## PROBLEM STATEMENT
Please count the lines below that contain the word "kLevels", and reply with that number alone.

Collected data
template <bool RESET, int MODE, bool MULTI, bool FUSED = false, typename Mid = NoMid, int EB = kEnvBlock, bool TAPE = false, bool EP = false, int PAIR = 0>
__device__ __forceinline__ void env_tail(const DevCtx *__restrict__ ctx, const StepArgs &sa, const int env, const bool live,
                                         const double *s_pv, const double *s_wd, const double *s_pv_now, const double *s_wd_now,
                                         const double *s_hy, const uint8_t *s_hv, float *s_out, const int env_block, const TailArgs &ta,
                                         const u32x4 *s_rec, const int local_env, const int env0_fused, const int rows_fused,
                                         const TailIn &pre, const bool use_pre, Mid &mid, TailNext *nx = nullptr, const TailArgs *ta2 = nullptr) {
    static_assert(PAIR == 0 || (!RESET && MODE == MODE_PHILOX && !MULTI && !FUSED && !TAPE && !EP), "pairs: the lock-step PHILOX step of the stand-alone tail");
    const HubParams &hp = ctx->hp;
    const EnvArrays &ev = ctx->ev;
    const CompatRng &cr = ctx->cr;
    const Tables &tb = ctx->tb;
    const int64_t N = hp.n_envs;
    constexpr bool multi = MULTI;
    const uint32_t my_clk = (multi && env < (int) N) ? env_clk(sa, N, env) : 0u;
    if (multi && env < (int) N)
        sa.env_clk[(int64_t) ((sa.tick + 1u) & 1u) * N + env] = (uint16_t) (!live ? my_clk : (RESET ? 0u : clk_next(my_clk)));
    const int t_now = multi ? clk_t(my_clk) : sa.t;
    const int t_next = RESET ? 0 : (t_now + 1) % 96;
    const bool draw_price = multi ? ((my_clk >> 8) & 3u) == 0u : sa.draw_price != 0;
    const double price_last = multi ? tb.price[RESET ? 95 : t_now] : sa.price_last;
    const double price_prev = multi ? tb.price[(t_now + 95) % 96] : sa.price_prev;
#define TAB_PV(d) (multi ? tb.pvT[t_next * 100 + (d)] : s_pv[d])
// ... 9 lines not shown
    CHUB_STAMP(0);
#if CHUB_TRACE
    {
        uint32_t n_ = n32;
        asm volatile("" : "+s"(n_));
        CHUB_STAMP(1);
    }
#endif
    double st_pv = 0.0, st_wd = 0.0, st_hy = 0.0, st_pv_now = 0.0, st_wd_now = 0.0;
    uint32_t st_hv = 0;
    const double sin_t = multi ? tb.sin96[t_next] : ta.sin_t;
    const int32_t tel_word = hp.telemetry;
    const bool tel_on = (tel_word & 1) != 0;
    const bool ep_on = (tel_word & 2) != 0;
    if (!FUSED) {
        const int i = threadIdx.x;
        if (PAIR == 2) {
            st_pv = nx->st_pv;
            st_wd = nx->st_wd;
        } else if (!multi) {
            if (i < 100) st_pv = ta.pv_row[i];
            if (i < 150) st_wd = ta.wd_row[i];
            if (!RESET) {
                if (i < 100) st_pv_now = ta.pv_row_now[i];
                if (i < 150) st_wd_now = ta.wd_row_now[i];
            }
            if (PAIR == 1) {
                nx->st_pv = nx->st_wd = 0.0;
                if (i < 100) nx->st_pv = ta2->pv_row[i];
                if (i < 150) nx->st_wd = ta2->wd_row[i];
            }
        }
        if (!RESET && PAIR != 2) {
            if (!EP && i < 102) st_hy = ta.hy_table[i];
            if (MODE == MODE_COMPAT && !EP && !multi && !sa.hv_tape && i < kLevels / 4) st_hv = ((CHUB_G(const uint32_t)) tb.cnt_hv)[sa.t * (kLevels / 4) + i];
        }
    }
    constexpr bool tick_late = MODE == MODE_PHILOX && !RESET && !TAPE;
    const bool tick_now = MODE == MODE_PHILOX && (!tick_late || sa.fresh != 0);
    PhiloxCtx px{ta.key[0], ta.key[1], tick_now ? sa.tick + sload_u32(ta.tick_base, 0) : sa.tick, ta.gid0 + (uint32_t) env};
    double cap = 0.0, in_price_noise = 0.0;
    double ou_pv = 0.0, ou_wd = 0.0, ou_price = 0.0, z_pv = 0.0, z_wd = 0.0, z_pr = 0.0;
    float a_el_f = 0.0f, a_fc_f = 0.0f, P0f = 0.0f, P1f = 0.0f, mn0 = 0.0f, mx0 = 0.0f, mn1 = 0.0f, mx1 = 0.0f;
    int pv_day = 0, wd_day = 0, q_len = 0, hv_line = 0, F0i = 0, F1i = 0, ln0 = 0, ln1 = 0, hv_lev = 0, hv_arrive = 0;
    u32x4 drw_raw = {0u, 0u, 0u, 0u};
    uint32_t drw_n = 0u, hvw0 = 0u, hvw1 = 0u;
    const bool have_pre = (FUSED || PAIR == 2) && use_pre;
    double p_v_h_max = 0.0, p_cells = 0.0, p_rc_cells = 0.0, p_cap_mass = 0.0, p_rc_cap_mass = 0.0, p_init_soc = 0.0, p_hydro_loss = 0.0;
    double p_fc_max_power = 0.0, p_renew_fluct1 = 0.0, p_price_fluct1 = 0.0;
// ... 4 lines not shown
            p_renew_fluct1 = pr[PRM_RENEW_FLUCT1 * n32 + e32];
            p_price_fluct1 = pr[PRM_PRICE_FLUCT1 * n32 + e32];
            if (RESET) {
                p_init_soc = pr[PRM_INIT_SOC * n32 + e32];
            } else {
                p_v_h_max = pr[PRM_V_H_MAX * n32 + e32];
                p_cells = pr[PRM_CELLS * n32 + e32];
                p_rc_cells = pr[PRM_RC_CELLS * n32 + e32];
                p_rc_cap_mass = pr[PRM_RC_CAP_MASS * n32 + e32];
                p_hydro_loss = pr[PRM_HYDRO_LOSS * n32 + e32];
                p_fc_max_power = pr[PRM_FC_MAX_POWER * n32 + e32];
            }
        }
        if (have_pre) {
            ou_pv = pre.ou_pv; ou_wd = pre.ou_wd; ou_price = pre.ou_price; in_price_noise = pre.price_noise;
        } else {
            ou_pv = ta.ou[e32];
            ou_wd = ta.ou[n32 + e32];
            ou_price = ta.ou[2u * n32 + e32];
            in_price_noise = ta.price_noise[e32];
        }
        if (PAIR == 2) {
            const u32x4 v0 = nx->r0, v1 = nx->r1;
            mn0 = __uint_as_float(v0.x); P0f = __uint_as_float(v0.y); mx0 = __uint_as_float(v0.z); ln0 = pkd_line(v0.w); F0i = pkd_flow(v0.w);
            mn1 = __uint_as_float(v1.x); P1f = __uint_as_float(v1.y); mx1 = __uint_as_float(v1.z); ln1 = pkd_line(v1.w); F1i = pkd_flow(v1.w);
        } else if (!FUSED) {
            const StationRec r0 = rec_load(ta.rec, e32), r1 = rec_load(ta.rec, n32 + e32);
            mn0 = r0.mn; P0f = r0.chg; mx0 = r0.mx; ln0 = pkd_line(r0.pkd); F0i = pkd_flow(r0.pkd);
            mn1 = r1.mn; P1f = r1.chg; mx1 = r1.mx; ln1 = pkd_line(r1.pkd); F1i = pkd_flow(r1.pkd);
        }
        if (!RESET && have_pre) {
            a_el_f = pre.a_el; a_fc_f = pre.a_fc; cap = pre.cap;
            pv_day = pre.pv_day; wd_day = pre.wd_day; q_len = pre.q_len; hv_line = pre.hv_line;
        } else if (!RESET) {
            if (ta.tail_act) {
                typedef float f32x2_ __attribute__((ext_vector_type(2)));
                const f32x2_ tv = ((CHUB_G(const f32x2_)) ta.tail_act)[e32];
                a_el_f = tv.x;
                a_fc_f = tv.y;
            } else {
                const uint32_t ai = e32 * ta.act_dim + ta.s_tot;
                a_el_f = ta.actions[ai];
                a_fc_f = ta.actions[ai + 1u];
            }
            cap = ta.cap[e32];
            pv_day = ta.pv_day[e32];
            wd_day = ta.wd_day[e32];
            q_len = ta.q_len[e32];
            hv_line = ta.hv_line[e32];
        }
        if (MODE == MODE_COMPAT && !RESET && sa.hv_tape) {
            hvw0 = sa.hv_tape[e32 * (uint32_t) sa.hv_w];
            if (sa.hv_w > 1) hvw1 = sa.hv_tape[e32 * (uint32_t) sa.hv_w + 1u];
        }
        if (TAPE) {
            z_pv = sa.exo_z[e32 * 3u + 0u];
            z_wd = sa.exo_z[e32 * 3u + 1u];
            z_pr = sa.exo_z[e32 * 3u + 2u];
            if (!RESET) hv_arrive = (int) sa.hv_tape[e32 * (uint32_t) sa.hv_w];
        } else if (MODE == MODE_PHILOX && !RESET && !sa.fresh) {
            if (have_pre) {
                drw_raw = pre.drw;
                drw_n = pre.drw_n;
            } else {
                drw_raw = ((CHUB_G(const u32x4)) ta.drw)[e32];
                drw_n = ta.drw_cnt[e32];
            }
        } else if (MODE == MODE_PHILOX) {
            const U4 ow = px.block(SITE_OU, 0, 0);
            z_pv = (double) normal_from_word(tb.normal_icdf, tb.normal_tail, ow.v[0]);
            z_wd = (double) normal_from_word(tb.normal_icdf, tb.normal_tail, ow.v[1]);
            z_pr = (double) normal_from_word(tb.normal_icdf, tb.normal_tail, ow.v[2]);
            if (!RESET) {
                hv_lev = (int) (px.block(SITE_HV, 0, 0).v[0] % 1000u);
                hv_arrive = EP ? (int) hv_count_env(ctx->ep, e32, t_now, (uint32_t) hv_lev)
                               : (int) tb.cnt_hv[(uint32_t) t_now * (uint32_t) kLevels + (uint32_t) hv_lev];
            }
        } else {
            z_pv = sa.exo_z[e32 * 3u + 0u];
            z_wd = sa.exo_z[e32 * 3u + 1u];
            z_pr = sa.exo_z[e32 * 3u + 2u];
        }
        if (PAIR == 1) {
            typedef float f32x2_ __attribute__((ext_vector_type(2)));
            nx->r0 = ((CHUB_G(const u32x4)) ta2->rec)[e32];
            nx->r1 = ((CHUB_G(const u32x4)) ta2->rec)[n32 + e32];
            const f32x2_ tv = ((CHUB_G(const f32x2_)) ta2->tail_act)[e32];
            nx->in.a_el = tv.x;
            nx->in.a_fc = tv.y;
            nx->in.drw = ((CHUB_G(const u32x4)) ta2->drw)[e32];
            nx->in.drw_n = ta2->drw_cnt[e32];
        }
    }


    if (tick_late && !tick_now) {
        const uint32_t *tbp = ta.tick_base;
        asm volatile("" : "+s"(tbp) : : "memory");
        px.tick += sload_u32(tbp, 0);
    }
    if (!FUSED) {
        static_assert(EB >= 150, "one table element per lane");
        CHUB_STAMP(2);
        const int i = threadIdx.x;
        if (i < 100) ((double *) s_pv)[i] = st_pv;
        if (i < 150) ((double *) s_wd)[i] = st_wd;
        if (!RESET && PAIR != 2) {
            if (i < 100) ((double *) s_pv_now)[i] = st_pv_now;
            if (i < 150) ((double *) s_wd_now)[i] = st_wd_now;
            if (!EP && i < 102) ((double *) s_hy)[i] = st_hy;
            if (MODE == MODE_COMPAT && !EP && i < kLevels / 4) ((uint32_t *) s_hv)[i] = st_hv;
        }
        __syncthreads();
    }
    CHUB_STAMP(3);
    if (!TAPE && MODE == MODE_PHILOX && !RESET && !sa.fresh) {
        z_pv = (double) __uint_as_float(drw_raw.x);
        z_wd = (double) __uint_as_float(drw_raw.y);
        z_pr = (double) __uint_as_float(drw_raw.z);
        hv_arrive = (int) drw_n;
    }
    const int row_w = sa.obs_stride;
    auto flush_rows = [&]() {
        if (FUSED) {
            __builtin_amdgcn_fence(__ATOMIC_RELEASE, "wavefront");
            __builtin_amdgcn_wave_barrier();
// ... 6 lines not shown
                for (int i = (int) (threadIdx.x & 63u); i < quads; i += 64) ((f32x4 *) dst)[i] = ((const f32x4 *) s_out)[i];
                for (int i = (quads << 2) + (int) (threadIdx.x & 63u); i < total; i += 64) dst[i] = s_out[i];
            } else {
                for (int i = (int) (threadIdx.x & 63u); i < total; i += 64) dst[i] = s_out[i];
            }
            __builtin_amdgcn_fence(__ATOMIC_RELEASE, "wavefront");
            __builtin_amdgcn_wave_barrier();
            return;
        }
        __syncthreads();
        const int env0 = env_block * EB;
        const int rows = (int) N - env0 < EB ? (int) N - env0 : EB;
        float *dst = sa.obs + (size_t) env0 * (size_t) row_w;
        const int total = rows * row_w;
        if (MULTI && sa.env_mask && !__syncthreads_and((live || env >= (int) N) ? 1 : 0)) {
            for (int i = threadIdx.x; i < total; i += EB)
                if (in_group(sa, env0 + i / row_w)) dst[i] = s_out[i];
        } else if ((((uintptr_t) dst) & 15u) == 0) {
            typedef float f32x4 __attribute__((ext_vector_type(4)));
            const int quads = total >> 2;
            for (int i = threadIdx.x; i < quads; i += EB) ((f32x4 *) dst)[i] = ((const f32x4 *) s_out)[i];
            for (int i = (quads << 2) + threadIdx.x; i < total; i += EB) dst[i] = s_out[i];
        } else {
            for (int i = threadIdx.x; i < total; i += EB) dst[i] = s_out[i];
        }
    };
    const double *hy_env = (MODE == MODE_COMPAT || EP) ? (const double *) ev.hy_env + (size_t) e32 * 102u : nullptr;
    (void) hy_env;
    double hy_req_pre = 0.0;
    if ((MODE == MODE_COMPAT || EP) && !RESET && live) {
        int rq = (int) ceil((((double) a_el_f + 1) / 2) * 100);
        rq = rq < 0 ? 0 : (rq > 101 ? 101 : rq);
        hy_req_pre = hy_env[rq];
    }
    const double cap_mass = HP_E(cap_mass, p_cap_mass);
    double store_soc = 0.0, reward = 0.0, in_re_pv = 0.0, in_re_wd = 0.0, in_price_next = 0.0, total_mass_need = 0.0;
    double re_pv = 0.0, re_wd = 0.0, price_next = 0.0;
    int arrive = 0;
    uint32_t fold_n = 0;
    do {
    if (!live) break;

    const bool hv_walked = MODE == MODE_COMPAT && sa.hv_tape != nullptr;
    CompatStream rs;
    if (MODE == MODE_COMPAT && !RESET && !hv_walked) rs.load(cr, sa.rng_cur, env);

    if (RESET) {
        if (MODE == MODE_COMPAT || TAPE) {
            pv_day = sa.exo_days[e32 * 2u + 0u];
            wd_day = sa.exo_days[e32 * 2u + 1u];
        } else {
            const U4 o = px.block(SITE_DAY, 0, 0);
            pv_day = (int) (o.v[0] % 100u);
            wd_day = (int) (o.v[1] % 150u);
        }
        ev.pv_day[e32] = (int16_t) pv_day;
// ... 131 lines not shown
        if (draw_price) {
            price_next = ou_sample(ou_price, .1, 0.005, z_pr) * HP_E(price_fluct1, p_price_fluct1);
            ev.ou[2u * n32 + e32] = ou_price;
            ev.price_noise[e32] = price_next;
            if (PAIR == 1) nx->in.price_noise = price_next;
            price_next += price_last;
        } else {
            price_next = price_last + in_price_noise;
            if (PAIR == 1) nx->in.price_noise = in_price_noise;
        }
    }
    if (MODE == MODE_COMPAT && !RESET && !hv_walked) rs.store(cr, sa.rng_cur, env);
    } while (0);

    CHUB_STAMP(4);
    mid();
    if (FUSED && live) {
        const u32x4 v0 = s_rec[2 * local_env], v1 = s_rec[2 * local_env + 1];
        mn0 = __uint_as_float(v0.x); P0f = __uint_as_float(v0.y); mx0 = __uint_as_float(v0.z); ln0 = pkd_line(v0.w); F0i = pkd_flow(v0.w);
        mn1 = __uint_as_float(v1.x); P1f = __uint_as_float(v1.y); mx1 = __uint_as_float(v1.z); ln1 = pkd_line(v1.w); F1i = pkd_flow(v1.w);
    }

    do {
    if (!live) break;
    if (!RESET) {
        const double a_el = ((double) a_el_f + 1) / 2;
        const double a_fc = ((double) a_fc_f + 1) / 2;
        const double P0 = (double) P0f, P1 = (double) P1f;
        const double F0 = (double) F0i, F1 = (double) F1i;
        double re_new_power = in_re_wd + in_re_pv;
        const double charging_power = 0.0 + P0 + P1;
// ... 85 lines not shown
        const double hy_loss = -6 / 1000.0 * hy_to_use;
        const double real_price_dollar = in_price_next / 4;
        const double income_evs_fast = 0.42 / 4 * P0 - real_price_dollar * e0;
        const double income_evs_slow = 0.21 / 4 * P1 - real_price_dollar * e1;
        const double income_evs = income_evs_fast + income_evs_slow;
        const double income_evs_serve = 0.8 * (0.0 + F0 + F1);
        const double income_hys = 6 / 1000.0 * hy_use;
        const double not_meet_loss = -10 / 1000.0 * not_meet;
        const double hy_cost = -real_price_dollar * hydrogen_power;
        reward = DIV_K(income_hys + income_evs + income_evs_serve + hy_cost + 1 * hy_loss + not_meet_loss, 50);
        if (tel_on) {
            CHUB_TEL(0, act_el); CHUB_TEL(1, flow); CHUB_TEL(2, all_power_second); CHUB_TEL(4, cap);
            CHUB_TEL(5, total_mass_need); CHUB_TEL(6, hy_use); CHUB_TEL(7, not_meet); CHUB_TEL(8, fc_power);
            CHUB_TEL(9, hy_to_use); CHUB_TEL(10, used_renew); CHUB_TEL(13, hydrogen_power);
            CHUB_TEL(14, income_hys + income_evs + income_evs_serve + hy_cost); CHUB_TEL(15, reward);
            CHUB_TEL(19, (double) arrive); CHUB_TEL(20, (double) hv_line); CHUB_TEL(21, (double) q_len + (double) fold_n);
            CHUB_TEL(24, e0); CHUB_TEL(25, e1); CHUB_TEL(26, ev_power_sum);
            CHUB_TEL(27, in_price_next);
        }
        if (ep_on) {
            CHUB_G(double) lv = ctx->es.live;
            const size_t nn = n32, ee = e32;
            const double init_soc = EP ? ctx->ep.prm[PRM_INIT_SOC * n32 + e32] : hp.init_soc;
            double col[kEpCount];
            col[EPC_RETURN] = lv[EPC_RETURN * nn + ee] + reward;
            col[EPC_INCOME] = lv[EPC_INCOME * nn + ee] + (income_hys + income_evs + income_evs_serve + hy_cost);
            col[EPC_DRAW_ELE] = lv[EPC_DRAW_ELE * nn + ee] + ((e0 + e1) + hydrogen_power);
            col[EPC_LENGTH] = lv[EPC_LENGTH * nn + ee] + 1.0;
            col[EPC_DEVIATION] = fabs(store_soc - init_soc);
            col[EPC_TEST_PENALTY] = fabs(col[EPC_DEVIATION] * cap_mass / 1000 / 0.2);
            col[EPC_END_SOC] = store_soc;
// ... 8 lines not shown
            }
        }
        }
    }

    ev.cap[e32] = cap;
    if (PAIR == 1) {
        nx->in.ou_pv = ou_pv;
        nx->in.ou_wd = ou_wd;
        nx->in.ou_price = ou_price;
        nx->in.cap = cap;
        nx->in.pv_day = pv_day;
        nx->in.wd_day = wd_day;
    }

    float *obs = s_out + (FUSED ? (int) (threadIdx.x & 63u) : (int) threadIdx.x) * row_w;
    double *o64 = tel_on ? (double *) ev.obs64 + (size_t) e32 * hp.obs_dim : nullptr;
    int n = 0;
#define CHUB_OBS(v)                    \
    do {                               \
        const double v_ = (v);         \
        obs[n] = (float) v_;           \
        if (o64) o64[n] = v_;          \
        n++;                           \
    } while (0)
    CHUB_OBS(sin_t);
    CHUB_OBS(div_c(price_next - hp.price_mean, hp.price_std, hp.rc_price_std));
    if (hp.S[0] > 0) {
        const double half_range = (double) hp.transformer_limit[0] / 2, rc_hr = hp.rc_half_range[0];
        CHUB_OBS(div_c((double) mn0 - half_range, half_range, rc_hr));
        CHUB_OBS(div_c((double) P0f - half_range, half_range, rc_hr));
// ... 16 lines not shown
        if (sa.done_f32) {
            obs[n] = (float) reward;
            obs[n + 1] = dn ? 1.0f : 0.0f;
        } else {
            sa.reward[(size_t) e32 * sa.reward_stride] = (float) reward;
            if (sa.done) sa.done[e32] = (uint8_t) (dn ? 1 : 0);
            if (sa.done_f32) sa.done_f32[(size_t) e32 * sa.reward_stride] = dn ? 1.0f : 0.0f;
        }
    } else if (MULTI && sa.done_f32) {
        obs[n] = sa.reward[(size_t) e32 * sa.reward_stride];
        obs[n + 1] = sa.done_f32[(size_t) e32 * sa.reward_stride];
    }
    if (tel_on) {
        ev.reward64[e32] = reward;
        CHUB_TEL(3, store_soc); CHUB_TEL(16, re_pv); CHUB_TEL(17, re_wd); CHUB_TEL(18, price_next);
        CHUB_TEL(22, (double) pv_day); CHUB_TEL(23, (double) wd_day);
        CHUB_TEL(28, (double) mn0); CHUB_TEL(29, (double) P0f); CHUB_TEL(30, (double) mx0); CHUB_TEL(31, (double) ln0); CHUB_TEL(32, (double) F0i);
        CHUB_TEL(33, (double) mn1); CHUB_TEL(34, (double) P1f); CHUB_TEL(35, (double) mx1); CHUB_TEL(36, (double) ln1); CHUB_TEL(37, (double) F1i);
    }
    } while (0);
    CHUB_STAMP(5);
    mid.at3();
    if (MULTI) {
        if (RESET && sa.final_obs && live) {
            const float *row = sa.obs + (size_t) e32 * (size_t) row_w;
            float *fin = sa.final_obs + (size_t) e32 * (size_t) hp.obs_dim;
            for (int j = 0; j < hp.obs_dim; j++) fin[j] = row[j];
        }
        if (sa.tick_note && live) sa.tick_note[e32] = CHUB_TICK(hp, sa.tick);
        if (!RESET && sa.done_mask) {
            const bool dn = live && (t_now + 1) >= 96;
            if (env < (int) N) sa.done_mask[e32] = (uint8_t) (dn ? 1 : 0);
            const unsigned long long fired = __ballot(dn);
            if ((threadIdx.x & 63u) == 0u && fired != 0ull) atomicAdd(sa.done_count, (uint32_t) __popcll(fired));
        }
    }
    flush_rows();
#if CHUB_TRACE
    CHUB_STAMP(6);
    asm volatile("s_waitcnt vmcnt(0)" ::: "memory");
    CHUB_STAMP(7);
    CHUB_STAMP_REAL(9);
    if (!FUSED && sa.stamps_env && threadIdx.x == 0) for (int i = 0; i < 10; i++) sa.stamps_env[(size_t) env_block * 16 + i] = stamp_[i];
#endif
#undef TAB_PV
#undef TAB_WD
#undef TAB_PV_NOW
#undef TAB_WD_NOW
#undef TAB_HY
#undef TAB_HV
#undef HP_E
}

## TASK ANSWER
3